Fast Freight: The Week In Review (January 31-February 6, 2014)

FastFreight Review


January 31 – February 6, 2014

FastFreight is a weekly review summarizing the ten major events or stories of the past week in logistics and the supply chain. We know you’re busy so each post is under 400 words. Enjoy! Want to get this to your inbox? Be sure to sign up from the right sidebar!

1. Happy New Year, Sad Shippers

A week before the Chinese New Year, spot quote rates were already dropping. Normal volumes will only be reached at the end of February.

2. Warehouses of Snow (Via @howellsrichard)

$34 billion dollars went into the Sochi Olympics’ transportation infrastructure (more than it cost to build the sports facilities). And if you think your warehouses gives you headaches, try stockpiling snow.

3. Break in the Supply Chain

Lora Cecere on one of the biggest problems in the supply chain – IT solutions that fall short of connecting ERP systems, ultimately harming connectivity and visibility.

4. Getting Better All the Time

2013 imports to the USA were 3.7% higher than 2012, totaling over 18.2 million TEUs. And if that doesn’t have you smiling, the first three weeks of January saw a 5.2% volume increase compared to the same period last year. The last time annual TEU movement was this high was in 2007. Traffic is increasing at southwest ports in the US at the expense of the northwest ports.

5. Something in the Air

IATA’s 2013 report identified a 1.4% increase in global freight ton kilometers (FTK), compared to 2012, with most of the increase from Middle East and European airlines.
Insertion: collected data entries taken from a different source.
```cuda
template <int N> struct Wgmma;
template <> struct Wgmma<32> {
  static __device__ __forceinline__ void mma(float (&d)[16], uint64_t a, uint64_t b, int scale_d) {
    asm volatile(
        "{\n\t.reg .pred p;\n\tsetp.ne.b32 p, %18, 0;\n\t"
        "wgmma.mma_async.sync.aligned.m64n32k16.f32.f16.f16 {%0, %1, %2, %3, %4, %5, %6, %7, %8, %9, %10, %11, %12, %13, %14, %15}, %16, %17, p, 1, 1, 0, 0;\n\t}"
        : "+f"(d[0]), "+f"(d[1]), "+f"(d[2]), "+f"(d[3]), "+f"(d[4]), "+f"(d[5]), "+f"(d[6]), "+f"(d[7]), "+f"(d[8]), "+f"(d[9]), "+f"(d[10]), "+f"(d[11]), "+f"(d[12]), "+f"(d[13]), "+f"(d[14]), "+f"(d[15])
        : "l"(a), "l"(b), "r"(scale_d));
  }
};
// ... 23 lines not shown
        : "+f"(d[0]), "+f"(d[1]), "+f"(d[2]), "+f"(d[3]), "+f"(d[4]), "+f"(d[5]), "+f"(d[6]), "+f"(d[7]), "+f"(d[8]), "+f"(d[9]), "+f"(d[10]), "+f"(d[11]), "+f"(d[12]), "+f"(d[13]), "+f"(d[14]), "+f"(d[15]), "+f"(d[16]), "+f"(d[17]), "+f"(d[18]), "+f"(d[19]), "+f"(d[20]), "+f"(d[21]), "+f"(d[22]), "+f"(d[23]), "+f"(d[24]), "+f"(d[25]), "+f"(d[26]), "+f"(d[27]), "+f"(d[28]), "+f"(d[29]), "+f"(d[30]), "+f"(d[31]), "+f"(d[32]), "+f"(d[33]), "+f"(d[34]), "+f"(d[35]), "+f"(d[36]), "+f"(d[37]), "+f"(d[38]), "+f"(d[39]), "+f"(d[40]), "+f"(d[41]), "+f"(d[42]), "+f"(d[43]), "+f"(d[44]), "+f"(d[45]), "+f"(d[46]), "+f"(d[47]), "+f"(d[48]), "+f"(d[49]), "+f"(d[50]), "+f"(d[51]), "+f"(d[52]), "+f"(d[53]), "+f"(d[54]), "+f"(d[55]), "+f"(d[56]), "+f"(d[57]), "+f"(d[58]), "+f"(d[59]), "+f"(d[60]), "+f"(d[61]), "+f"(d[62]), "+f"(d[63]), "+f"(d[64]), "+f"(d[65]), "+f"(d[66]), "+f"(d[67]), "+f"(d[68]), "+f"(d[69]), "+f"(d[70]), "+f"(d[71]), "+f"(d[72]), "+f"(d[73]), "+f"(d[74]), "+f"(d[75]), "+f"(d[76]), "+f"(d[77]), "+f"(d[78]), "+f"(d[79]), "+f"(d[80]), "+f"(d[81]), "+f"(d[82]), "+f"(d[83]), "+f"(d[84]), "+f"(d[85]), "+f"(d[86]), "+f"(d[87]), "+f"(d[88]), "+f"(d[89]), "+f"(d[90]), "+f"(d[91]), "+f"(d[92]), "+f"(d[93]), "+f"(d[94]), "+f"(d[95]), "+f"(d[96]), "+f"(d[97]), "+f"(d[98]), "+f"(d[99]), "+f"(d[100]), "+f"(d[101]), "+f"(d[102]), "+f"(d[103]), "+f"(d[104]), "+f"(d[105]), "+f"(d[106]), "+f"(d[107]), "+f"(d[108]), "+f"(d[109]), "+f"(d[110]), "+f"(d[111]), "+f"(d[112]), "+f"(d[113]), "+f"(d[114]), "+f"(d[115]), "+f"(d[116]), "+f"(d[117]), "+f"(d[118]), "+f"(d[119]), "+f"(d[120]), "+f"(d[121]), "+f"(d[122]), "+f"(d[123]), "+f"(d[124]), "+f"(d[125]), "+f"(d[126]), "+f"(d[127])
        : "l"(a), "l"(b), "r"(scale_d));
  }
};

__device__ __forceinline__ void wgmma_fence() { asm volatile("wgmma.fence.sync.aligned;" ::: "memory"); }
__device__ __forceinline__ void wgmma_commit() { asm volatile("wgmma.commit_group.sync.aligned;" ::: "memory"); }
template <int N>
__device__ __forceinline__ void wgmma_wait() { asm volatile("wgmma.wait_group.sync.aligned %0;" ::"n"(N) : "memory"); }
template <int R>
__device__ __forceinline__ void fence_regs(float (&d)[R]) {
#pragma unroll
  for (int i = 0; i < R; ++i) asm volatile("" : "+f"(d[i])::"memory");
}

template <int R> __device__ __forceinline__ void regs_dealloc() { asm volatile("setmaxnreg.dec.sync.aligned.u32 %0;" ::"n"(R)); }
template <int R> __device__ __forceinline__ void regs_alloc() { asm volatile("setmaxnreg.inc.sync.aligned.u32 %0;" ::"n"(R)); }

constexpr float kLoScale = 2048.f, kLoInv = 1.f / 2048.f;

__device__ __forceinline__ void split_f16x8(float4 a, float4 b, float slope, uint4& hi, uint4& lo) {
  float x[8] = {a.x, a.y, a.z, a.w, b.x, b.y, b.z, b.w};
  uint32_t h[4], l[4];
#pragma unroll
  for (int i = 0; i < 4; ++i) {
    float x0 = x[2 * i], x1 = x[2 * i + 1];
    x0 = fmaxf(x0, x0 * slope);
    x1 = fmaxf(x1, x1 * slope);
    const __half2 hh = __floats2half2_rn(x0, x1);
    const float2 hf = __half22float2(hh);
// ... 11 lines not shown
```

### openvoice_b200/csrc/ovc_tcconv.cuh

```cuda
#pragma once
#include "ovc_conv.cuh"
#include "ovc_tc.cuh"
#include "ovc_tcpack.h"

namespace ovc {

struct TcConvArgs {
  const float* x; long long x_bs;
  const uint16_t* w;
  const float* bias; long long bias_bs;
  float* y; long long y_bs; int y_ld;
  const float* r;
  float* s; long long s_bs;
  int epi;
  int split; int first;
  const long long* lens; int tmax; int mul;
  const long long* lens_x; int has_lens_x;
  int Cin; int Ntot; int K; int DIL;
  float slope; float scale; int accumulate;
  int passes;
  const uint16_t* w2; const float* bias2;
  long long bias_ts;
};

// ... 97 lines not shown
  if (a.bias_ts) tc_epilogue_body<TN, true>(a, v_at, b, t0, n0, lim, row_a);
  else tc_epilogue_body<TN, false>(a, v_at, b, t0, n0, lim, row_a);
}

template <int TN>
__device__ __forceinline__ void tc_epilogue(const TcConvArgs& a, const float (&d)[TN], int b, int t0, int n0, int lim, int row_a) {
  const bool two = a.passes == 3;
  tc_epilogue_v<TN>(a, [&](int j) { return tc_result<TN>(d, two, j); }, b, t0, n0, lim, row_a);
}
__device__ __forceinline__ TcConvArgs tc_pair_epilogue_args(const TcConvArgs& a, int TN) {
  TcConvArgs e = a;
  e.y_ld = TN; e.r = a.x; e.bias = a.bias2; e.bias_bs = 0; e.bias_ts = 0; e.epi = 0;
  return e;
}

template <int TN>
__device__ __forceinline__ void tc_mma_step(float (&d)[TN], uint64_t a_hi, uint64_t a_lo, uint64_t b, bool three, bool first) {
  float (&lo)[TN / 2] = *reinterpret_cast<float(*)[TN / 2]>(&d[TN / 2]);
  float (&hi)[TN / 2] = *reinterpret_cast<float(*)[TN / 2]>(&d[0]);
  tc::Wgmma<TN>::mma(hi, a_hi, b, first ? 0 : 1);
  if (three) {
    tc::Wgmma<TN>::mma(lo, a_hi, b + TN, first ? 0 : 1);
    tc::Wgmma<TN>::mma(lo, a_lo, b, 1);
  }
}

constexpr int TCN_THREADS = 384;
constexpr int TCN_NCT = 96;

template <int TN, bool PAIR, int OCC = 1, int NAB = 2, bool STAGED = false>
struct TcnCfg {
  static_assert(!PAIR || TN == 32 || TN == 64 || TN == 128, "conv pairs: C = 32, 64 or 128");
  static_assert(OCC == 1 || (PAIR && TN <= 64), "two CTAs per SM: C = 32 / 64 pairs");
  static_assert(!STAGED || (TN == 128 && OCC == 1), "staged epilogue: TN = 128, one CTA per SM");
  static constexpr int THREADS = STAGED ? TCN_THREADS + 128 : TCN_THREADS;
  static constexpr int KCH = 32, NKC = KCH / 8;
  static constexpr int ROWS = 194;
  static constexpr int ROWS2 = TCN_ROWS2;
  static constexpr int NABUF = NAB;
  static constexpr int RING = PAIR ? tc_pair_ring(TN, OCC, NAB) : tc_ring_slots(TN, PAIR);
  static constexpr int SLOT_BYTES = 2 * 2 * TN * 16;
  static constexpr int A_BUF_BYTES = 2 * NKC * ROWS * 16;
  static constexpr int A2_BYTES = PAIR ? 2 * (TN / 8) * ROWS2 * 16 : 0;
  static constexpr int STAGE_BYTES = STAGED ? (TN / 2) * 256 * 4 : 0;
  static_assert(!STAGED || !PAIR || STAGE_BYTES <= A2_BYTES, "a pair's staging tile lies in its conv-2 operand");
  static constexpr int SBUF_BYTES = STAGED && !PAIR ? STAGE_BYTES : 0;
  static constexpr size_t SMEM_BYTES = 1024 + NABUF * A_BUF_BYTES + A2_BYTES + RING * SLOT_BYTES + SBUF_BYTES;
  static_assert(!PAIR || SMEM_BYTES == tc_pair_smem(TN, NABUF, RING), "tc_pair_smem");
  static_assert(SMEM_BYTES <= (OCC == 1 ? 232448 : TCN_SMEM_OCC2), "shared memory budget");
  static_assert((2 * NABUF + 2 * RING + 2) * 8 <= 1024, "barrier area");
  static constexpr int PROD_REGS = OCC == 1 && !STAGED ? 56 : 32, MMA_REGS = STAGED ? 184 : OCC == 1 ? 224 : 104;
  static constexpr int STORE_REGS = 112;
  static_assert(128 * PROD_REGS + 256 * MMA_REGS + (STAGED ? 128 * STORE_REGS : 0) <= 65536 / OCC, "register budget");
};

template <int TN, bool PAIR, int OCC = 1, int NAB = 2, bool STAGED = false>
__global__ void __launch_bounds__(TcnCfg<TN, PAIR, OCC, NAB, STAGED>::THREADS, OCC) tcconv_kernel(const TcConvArgs a, int n_tt, int total) {
  using Cfg = TcnCfg<TN, PAIR, OCC, NAB, STAGED>;
  constexpr int ROWS = Cfg::ROWS, ROWS2 = Cfg::ROWS2, NABUF = Cfg::NABUF, RING = Cfg::RING, NKC = Cfg::NKC;
  extern __shared__ __align__(128) unsigned char smem_raw[];
  uint64_t* bars = reinterpret_cast<uint64_t*>(smem_raw);
  uint64_t *a_full = bars, *a_empty = bars + NABUF, *b_full = a_empty + NABUF, *b_empty = b_full + RING;
  uint64_t *s_full = b_empty + RING, *s_empty = s_full + 1;
  unsigned char* abuf = smem_raw + 1024;
  unsigned char* a2buf = abuf + NABUF * Cfg::A_BUF_BYTES;
  unsigned char* bring = a2buf + Cfg::A2_BYTES;
  float* stage = reinterpret_cast<float*>(PAIR ? a2buf : bring + RING * Cfg::SLOT_BYTES);

  const int tid = threadIdx.x, lane = tid & 31;
  const int warp = __shfl_sync(0xffffffffu, tid >> 5, 0);
  const int H1 = (a.K - 1) / 2 * a.DIL;
  const int H2 = PAIR ? (a.K - 1) / 2 : 0;
  const int R = 128 - 2 * H2;
  const int rows8 = (128 + 2 * H1 + 7) & ~7;
  const int nq = a.Cin / Cfg::KCH;
  const int n_slots = (a.Cin / 16) * a.K;
  const int n_w = PAIR ? 2 * n_slots : n_slots;
  const bool resident = n_w <= RING;
  if (H1 > TCN_HMAX || (PAIR && 128 + 2 * H2 > ROWS2)) __trap();
  constexpr uint32_t BYTES = Cfg::SLOT_BYTES;

  if (tid == 0) {
    for (int i = 0; i < NABUF; ++i) { mbar_init(&a_full[i], TCN_NCT); mbar_init(&a_empty[i], 2); }
    for (int i = 0; i < RING; ++i) { mbar_init(&b_full[i], 1); mbar_init(&b_empty[i], 2); }
    if (STAGED) { mbar_init(s_full, 256); mbar_init(s_empty, 128); }
    fence_mbar_init();
  }
  if (PAIR) {
    for (int i = tid; i < Cfg::A2_BYTES / 16; i += Cfg::THREADS) reinterpret_cast<uint4*>(a2buf)[i] = make_uint4(0u, 0u, 0u, 0u);
    asm volatile("fence.proxy.async.shared::cta;" ::: "memory");
  }
  __syncthreads();
  pdl_launch_dependents();
  if (warp != 0) pdl_wait();
// ... 81 lines not shown
      }
    }
  } else if (STAGED && warp >= 12) {
    tc::regs_dealloc<Cfg::STORE_REGS>();
    const int st = tid & 127;
    uint32_t phase = 0;
    TCN_FOR_TILES
      if (PAIR) named_bar_arrive(1, 384);
      mbar_wait(s_full, phase);
      phase ^= 1;
#pragma unroll 1
      for (int h = 0; h < 2; ++h) {
        const float* sv = stage + h * 128 + st;
        const auto v_at = [&](int j) { return sv[j * 256]; };
        const int row_a = 64 * h + 16 * (warp & 3) + (lane >> 2);
        if constexpr (PAIR) tc_epilogue_v<TN>(tc_pair_epilogue_args(a, TN), v_at, b, t0, 0, min(lim, t0 + R), row_a);
        else tc_epilogue_v<TN>(a, v_at, b, t0, blockIdx.y * TN, lim, row_a);
      }
      if (!PAIR) mbar_arrive(s_empty);
    }
  } else {
    tc::regs_alloc<Cfg::MMA_REGS>();
    const int wg = (warp >> 2) - 1;
    const bool leader = (tid & 127) == 0;
    const int row_a = 64 * wg + 16 * (warp & 3) + (lane >> 2);
    constexpr uint32_t LBO_A = ROWS * 16, LBO_A2 = ROWS2 * 16, LBO_B = 2 * TN * 16, SBO = 128;
    constexpr uint32_t A_LO16 = (NKC * ROWS * 16) >> 4, A2_LO16 = ((TN / 8) * ROWS2 * 16) >> 4, SLOT16 = BYTES >> 4;
    const uint64_t a_proto = tc::make_desc(0, LBO_A, SBO), b_proto = tc::make_desc(0, LBO_B, SBO);
    const uint64_t b_ring = b_proto + (tc::smem_addr(bring) >> 4);
    const bool three = a.passes == 3;
    float d[TN];
#pragma unroll
    for (int i = 0; i < TN; ++i) d[i] = 0.f;
    const auto stage_tile = [&]() {
// ... 110 lines not shown
        } else {
          tc_epilogue<TN>(tc_pair_epilogue_args(a, TN), d, b, t0, 0, min(lim, t0 + R), row_a);
        }
      }
    }
  }
#undef TCN_FOR_TILES
}
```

6. Nothin’ on China (via @mikewackett)

Top 10 Chinese ports throughput in 2013 shot up by 6.1%, hitting 146.8 million TEU (we got a handy map for that too). Container destinations replaced Rotterdam (where throughput remained static in 2013) with ASEAN, Russia, South Africa, Latin America and the Middle East.

7. Volume, Check. Profit, Not Really.

Under half of the global carriers made money last year, a problem that stemmed from piecemeal pricing and the 2007 decline in demand.

8. Suez and Here to Stay

The Suez Canal set a new record for maximum daily cargo on January 31st, with 54 ships carrying over 3.5 million tons of cargo. Prices will rise for the third year running.

9. Not All Canals are Born Equal

Panamax ships are in low demand in light of the upcoming expansion of the canal. Over 50 Panamax ships were laid up in 2013 and 66 were demolished. That said, the expansion plan is currently being threatened by cost over-run ($1.6 billion dollars or so).

10. Enter Weekend Cautiously 

Don’t take things too fast. Haste makes waste. Or brings down an entire warehouse of vodka in a tragic domino rally.